• **Exercise details**
Some entries follow. Reproduce exactly the lines starting at the one with "ArgmaxAcc<false> best;" and stopping after the one with "(!a.Wq || !a.qs || !g.part.val)".

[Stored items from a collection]
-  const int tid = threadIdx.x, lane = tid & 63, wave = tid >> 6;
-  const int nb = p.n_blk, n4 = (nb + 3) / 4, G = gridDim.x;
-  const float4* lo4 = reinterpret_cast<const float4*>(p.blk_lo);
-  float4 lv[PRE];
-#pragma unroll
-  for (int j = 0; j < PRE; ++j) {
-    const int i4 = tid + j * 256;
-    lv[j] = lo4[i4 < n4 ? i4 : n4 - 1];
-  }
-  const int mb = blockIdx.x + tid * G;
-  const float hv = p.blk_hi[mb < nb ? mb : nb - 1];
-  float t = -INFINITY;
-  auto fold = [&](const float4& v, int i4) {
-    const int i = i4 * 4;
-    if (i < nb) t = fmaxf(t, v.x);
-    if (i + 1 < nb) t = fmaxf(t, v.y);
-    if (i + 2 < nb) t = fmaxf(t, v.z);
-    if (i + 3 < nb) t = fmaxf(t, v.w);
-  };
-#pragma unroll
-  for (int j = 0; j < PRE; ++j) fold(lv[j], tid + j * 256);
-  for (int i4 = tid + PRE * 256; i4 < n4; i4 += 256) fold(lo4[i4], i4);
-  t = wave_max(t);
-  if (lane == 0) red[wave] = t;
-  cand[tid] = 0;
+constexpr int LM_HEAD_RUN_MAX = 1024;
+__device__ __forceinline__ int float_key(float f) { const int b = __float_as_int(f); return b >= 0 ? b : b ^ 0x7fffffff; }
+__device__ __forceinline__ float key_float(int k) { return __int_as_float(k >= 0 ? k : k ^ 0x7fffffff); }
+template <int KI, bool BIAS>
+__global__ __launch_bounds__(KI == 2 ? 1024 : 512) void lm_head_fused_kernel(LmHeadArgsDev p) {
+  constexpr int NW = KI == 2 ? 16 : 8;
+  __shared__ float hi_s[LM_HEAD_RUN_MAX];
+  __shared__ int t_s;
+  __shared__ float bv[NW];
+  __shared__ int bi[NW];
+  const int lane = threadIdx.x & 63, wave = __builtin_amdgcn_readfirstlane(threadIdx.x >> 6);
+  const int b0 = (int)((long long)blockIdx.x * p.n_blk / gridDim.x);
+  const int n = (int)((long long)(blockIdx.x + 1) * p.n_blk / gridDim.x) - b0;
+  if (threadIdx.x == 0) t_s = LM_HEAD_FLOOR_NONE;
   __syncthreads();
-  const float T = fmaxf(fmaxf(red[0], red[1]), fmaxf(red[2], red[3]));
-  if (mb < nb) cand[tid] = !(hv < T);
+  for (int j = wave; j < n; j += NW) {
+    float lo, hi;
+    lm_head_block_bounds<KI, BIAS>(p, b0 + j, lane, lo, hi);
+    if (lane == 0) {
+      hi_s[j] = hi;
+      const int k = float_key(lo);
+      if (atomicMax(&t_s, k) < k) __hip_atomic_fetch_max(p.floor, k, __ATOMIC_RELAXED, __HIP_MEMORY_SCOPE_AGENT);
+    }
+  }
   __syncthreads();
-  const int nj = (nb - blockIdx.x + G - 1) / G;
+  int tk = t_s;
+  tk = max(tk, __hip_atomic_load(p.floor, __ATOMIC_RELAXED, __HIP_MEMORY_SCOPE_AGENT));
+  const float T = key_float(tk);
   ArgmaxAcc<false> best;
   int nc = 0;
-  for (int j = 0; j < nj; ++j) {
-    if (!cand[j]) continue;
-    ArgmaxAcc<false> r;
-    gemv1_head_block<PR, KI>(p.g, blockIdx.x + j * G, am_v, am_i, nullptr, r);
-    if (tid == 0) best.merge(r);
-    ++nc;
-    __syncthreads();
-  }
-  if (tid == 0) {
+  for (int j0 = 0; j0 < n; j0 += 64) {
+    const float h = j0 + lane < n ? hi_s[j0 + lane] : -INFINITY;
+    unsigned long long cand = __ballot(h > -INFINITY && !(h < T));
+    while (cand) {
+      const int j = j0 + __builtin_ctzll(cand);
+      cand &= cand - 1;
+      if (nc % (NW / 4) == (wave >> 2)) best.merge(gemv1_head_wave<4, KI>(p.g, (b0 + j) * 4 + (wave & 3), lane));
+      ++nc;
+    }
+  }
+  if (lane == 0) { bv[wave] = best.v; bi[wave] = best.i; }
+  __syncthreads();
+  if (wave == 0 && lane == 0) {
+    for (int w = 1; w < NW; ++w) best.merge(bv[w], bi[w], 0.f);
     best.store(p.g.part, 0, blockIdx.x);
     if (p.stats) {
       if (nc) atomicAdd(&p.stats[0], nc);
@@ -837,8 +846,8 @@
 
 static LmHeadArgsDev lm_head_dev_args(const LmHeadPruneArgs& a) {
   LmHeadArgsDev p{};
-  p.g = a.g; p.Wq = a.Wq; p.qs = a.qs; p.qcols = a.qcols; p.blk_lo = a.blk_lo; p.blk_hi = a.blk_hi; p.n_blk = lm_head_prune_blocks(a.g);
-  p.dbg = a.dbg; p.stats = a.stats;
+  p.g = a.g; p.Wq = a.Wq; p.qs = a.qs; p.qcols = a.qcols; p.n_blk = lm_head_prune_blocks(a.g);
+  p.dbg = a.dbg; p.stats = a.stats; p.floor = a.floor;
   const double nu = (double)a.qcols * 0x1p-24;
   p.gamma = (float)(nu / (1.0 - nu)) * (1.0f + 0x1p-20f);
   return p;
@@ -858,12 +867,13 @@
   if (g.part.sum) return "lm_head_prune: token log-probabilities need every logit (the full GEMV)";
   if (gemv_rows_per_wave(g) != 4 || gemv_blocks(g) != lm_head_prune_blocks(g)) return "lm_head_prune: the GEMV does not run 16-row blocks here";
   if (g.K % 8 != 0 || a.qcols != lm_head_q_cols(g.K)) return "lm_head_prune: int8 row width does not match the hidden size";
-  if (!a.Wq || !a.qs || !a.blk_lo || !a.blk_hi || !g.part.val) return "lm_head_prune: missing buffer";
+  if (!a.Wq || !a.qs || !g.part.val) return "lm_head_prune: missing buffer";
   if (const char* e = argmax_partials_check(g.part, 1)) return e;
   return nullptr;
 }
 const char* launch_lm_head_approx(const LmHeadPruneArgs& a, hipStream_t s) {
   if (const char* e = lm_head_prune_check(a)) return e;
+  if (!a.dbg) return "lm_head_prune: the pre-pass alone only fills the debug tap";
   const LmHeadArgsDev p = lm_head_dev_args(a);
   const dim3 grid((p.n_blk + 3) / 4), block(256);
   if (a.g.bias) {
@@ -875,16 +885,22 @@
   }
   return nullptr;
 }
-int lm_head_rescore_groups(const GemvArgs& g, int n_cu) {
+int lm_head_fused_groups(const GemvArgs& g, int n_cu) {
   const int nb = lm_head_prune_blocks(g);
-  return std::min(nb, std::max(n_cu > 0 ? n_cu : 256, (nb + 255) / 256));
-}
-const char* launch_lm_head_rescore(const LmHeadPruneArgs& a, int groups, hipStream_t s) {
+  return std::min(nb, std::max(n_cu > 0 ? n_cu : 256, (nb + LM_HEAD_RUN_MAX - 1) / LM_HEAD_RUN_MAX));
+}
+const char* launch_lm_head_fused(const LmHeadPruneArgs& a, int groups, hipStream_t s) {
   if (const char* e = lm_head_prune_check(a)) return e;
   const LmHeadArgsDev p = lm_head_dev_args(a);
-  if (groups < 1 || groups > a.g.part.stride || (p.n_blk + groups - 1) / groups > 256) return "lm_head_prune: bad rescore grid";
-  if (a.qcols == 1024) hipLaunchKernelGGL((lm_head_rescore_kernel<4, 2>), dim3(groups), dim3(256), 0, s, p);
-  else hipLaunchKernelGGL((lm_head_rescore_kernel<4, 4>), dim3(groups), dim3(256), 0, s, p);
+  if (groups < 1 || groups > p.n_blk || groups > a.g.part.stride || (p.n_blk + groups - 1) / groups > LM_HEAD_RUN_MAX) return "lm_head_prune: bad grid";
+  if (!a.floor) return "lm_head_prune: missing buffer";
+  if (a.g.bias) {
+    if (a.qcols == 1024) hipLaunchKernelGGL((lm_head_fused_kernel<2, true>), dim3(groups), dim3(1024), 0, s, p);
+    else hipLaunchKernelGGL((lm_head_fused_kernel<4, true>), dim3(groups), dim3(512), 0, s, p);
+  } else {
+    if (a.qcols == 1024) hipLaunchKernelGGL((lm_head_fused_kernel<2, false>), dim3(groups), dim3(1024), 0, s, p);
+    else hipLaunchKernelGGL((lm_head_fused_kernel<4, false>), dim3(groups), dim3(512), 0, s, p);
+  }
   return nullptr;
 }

• **Written solution**
   ArgmaxAcc<false> best;
   int nc = 0;
-  for (int j = 0; j < nj; ++j) {
-    if (!cand[j]) continue;
-    ArgmaxAcc<false> r;
-    gemv1_head_block<PR, KI>(p.g, blockIdx.x + j * G, am_v, am_i, nullptr, r);
-    if (tid == 0) best.merge(r);
-    ++nc;
-    __syncthreads();
-  }
-  if (tid == 0) {
+  for (int j0 = 0; j0 < n; j0 += 64) {
+    const float h = j0 + lane < n ? hi_s[j0 + lane] : -INFINITY;
+    unsigned long long cand = __ballot(h > -INFINITY && !(h < T));
+    while (cand) {
+      const int j = j0 + __builtin_ctzll(cand);
+      cand &= cand - 1;
+      if (nc % (NW / 4) == (wave >> 2)) best.merge(gemv1_head_wave<4, KI>(p.g, (b0 + j) * 4 + (wave & 3), lane));
+      ++nc;
+    }
+  }
+  if (lane == 0) { bv[wave] = best.v; bi[wave] = best.i; }
+  __syncthreads();
+  if (wave == 0 && lane == 0) {
+    for (int w = 1; w < NW; ++w) best.merge(bv[w], bi[w], 0.f);
     best.store(p.g.part, 0, blockIdx.x);
     if (p.stats) {
       if (nc) atomicAdd(&p.stats[0], nc);
@@ -837,8 +846,8 @@
 
 static LmHeadArgsDev lm_head_dev_args(const LmHeadPruneArgs& a) {
   LmHeadArgsDev p{};
-  p.g = a.g; p.Wq = a.Wq; p.qs = a.qs; p.qcols = a.qcols; p.blk_lo = a.blk_lo; p.blk_hi = a.blk_hi; p.n_blk = lm_head_prune_blocks(a.g);
-  p.dbg = a.dbg; p.stats = a.stats;
+  p.g = a.g; p.Wq = a.Wq; p.qs = a.qs; p.qcols = a.qcols; p.n_blk = lm_head_prune_blocks(a.g);
+  p.dbg = a.dbg; p.stats = a.stats; p.floor = a.floor;
   const double nu = (double)a.qcols * 0x1p-24;
   p.gamma = (float)(nu / (1.0 - nu)) * (1.0f + 0x1p-20f);
   return p;
@@ -858,12 +867,13 @@
   if (g.part.sum) return "lm_head_prune: token log-probabilities need every logit (the full GEMV)";
   if (gemv_rows_per_wave(g) != 4 || gemv_blocks(g) != lm_head_prune_blocks(g)) return "lm_head_prune: the GEMV does not run 16-row blocks here";
   if (g.K % 8 != 0 || a.qcols != lm_head_q_cols(g.K)) return "lm_head_prune: int8 row width does not match the hidden size";
-  if (!a.Wq || !a.qs || !a.blk_lo || !a.blk_hi || !g.part.val) return "lm_head_prune: missing buffer";
+  if (!a.Wq || !a.qs || !g.part.val) return "lm_head_prune: missing buffer";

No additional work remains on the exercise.